On 4/30/2023 at 8:14 AM, SteadyCamel said:

If I set aside the 2,600, they will steadily fade…

It doesn't matter. If you don't see them in your reading etc. then maybe they are beyond your current level or outside of the scope of your life right now, and actually not important to know for the moment.

 

Imagine this scenario: You delete a card from your deck (or move it to an inactive deck). A few weeks or months later, you see that word in a text. You can't remember the meaning but you know it's that card that you deleted (or no longer study anymore), and feelings of regret and remorse well up from the deepest part of you for ever having doubted the power of Anki. With tears in your eyes, you add the word back into Anki, knowing you'll never be foolish enough to delete another card ever again. Every time you review that re-added word you are filled with feelings of shame. You look away whenever it comes up for review, too embarrassed to look directly at the screen and be reminded of that time your faith in the algorithm faltered. But at the same time, something strange has happened, that word is forever cemented in your memory. You get it right every time.

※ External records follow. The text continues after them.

# thetisproject/thetis

Measured on AMD Instinct MI355X. Metric: DG element-updates/sec, 2D SWE DG-P1 SSPRK33, higher is better.
Workload: dtype f64

## Files before the change

thetis_amd/csrc/swe2d_api_fuse.hip:

```cpp
#include "swe2d_handle.h"
#include "swe2d_fuse.h"
#include "swe2d_tiles.h"

#include <type_traits>

namespace swe2d_impl {

namespace {
template <bool... B, class F> auto pick_instance(F f) { return f(std::bool_constant<B>{}...); }
template <bool... B, class F, class... Rest> auto pick_instance(F f, bool b, Rest... rest)
{
    return b ? pick_instance<B..., true>(f, rest...) : pick_instance<B..., false>(f, rest...);
}

const TileSpec kPairTiles{3, 1, SWE_FUSE_WG, SWE_FUSE_INNER, SWE_FUSE_RING, SWE_FUSE_MAX_OUT, false};
const TileSpec kQuadPairTiles{4, 1, SWE_FUSE_WG, SWE_QFUSE_INNER, SWE_QFUSE_RING, SWE_QFUSE_MAX_OUT, false};
const TileSpec kTripleTiles{3, 2, SWE_FUSE_WG, SWE_FUSE_WG, -1, SWE_FUSE3_MAX_OUT, true};

int build_table(Handle *h, const TileSpec &spec, const std::vector<int> &order, const std::vector<unsigned char> &start, TileTable &t)
{
    const int n = h->n_cells;
    std::string err;
    if (build_tiles(h->h_nbr.data(), h->stride, n, (int)order.size() == n ? order.data() : nullptr,
                    (int)start.size() == n ? start.data() : nullptr, spec, t, err))
        return fail(h, SWE2D_ERR_UNSUPPORTED, err);
    return SWE2D_OK;
}

std::vector<int> tile_records(const TileTable &t, int nfacets)
{
    std::vector<int> rec;
    for (size_t i = 0; i < t.cell.size(); i++) {
        const unsigned *w = &t.facet[i*nfacets];
        rec.push_back(t.cell[i]);
        rec.push_back((int)(w[0] | (w[1] << SWE_FUSE_FBITS) | (w[2] << (2*SWE_FUSE_FBITS))));
        if (nfacets == 4) { rec.push_back((int)w[3]); rec.push_back(0); }
    }
    return rec;
}

int upload_tiles(Handle *h, TileSet &ts, const std::vector<int> &rec, const std::vector<int> &counts, const TileTable &t)
{
    HIP_TRY(h, hipMalloc(&ts.tile, rec.size()*sizeof(int)));
    HIP_TRY(h, hipMalloc(&ts.counts, counts.size()*sizeof(int)));
    HIP_TRY(h, hipMemcpy(ts.tile, rec.data(), rec.size()*sizeof(int), hipMemcpyHostToDevice));
    HIP_TRY(h, hipMemcpy(ts.counts, counts.data(), counts.size()*sizeof(int), hipMemcpyHostToDevice));
    ts.n_tiles = (int)t.n_inner.size();
    ts.ring[0] = t.ring[0]; ts.ring[1] = t.ring[1];
    return SWE2D_OK;
}
}

void free_tiles(TileSet &ts)
{
    if (ts.tile) (void)hipFree(ts.tile);
    if (ts.counts) (void)hipFree(ts.counts);
    ts = TileSet();
}

int fuse12_build(Handle *h)
{
    TileSet &ts = pair_tiles(h);
    if (ts.tile || h->fuse_state == -1 || stream_capturing(h)) return SWE2D_OK;
    TileTable t;
    if (int rc = build_table(h, h->npc == 4 ? kQuadPairTiles : kPairTiles, h->fuse_order, {}, t)) return rc;
    if (!fuse12_tiles_pay(h, (int)t.n_inner.size())) { h->fuse_state = -1; return SWE2D_OK; }
    return upload_tiles(h, ts, tile_records(t, h->npc), t.n_inner, t);
}
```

In fact, you wonder if it's even necessary to even have the card in Anki at all anymore....

 

Jokes aside, deleting and re-adding a word because you see it later makes it really easy to remember in the future.

 

On 4/30/2023 at 8:14 AM, SteadyCamel said:

In fact, perhaps it doesn't matter too much which words I study as long as they're not too obscure and as long as I use repetition to lodge them in my memory to some extent? Just spend a little time each day on vocab because you can't SRS 10K words?

Yup! Also, the more words you learn, the easier it becomes to learn new words. Just keep going and things get easier. Efficiency is important but don't get too caught up in the details, just have fun with it.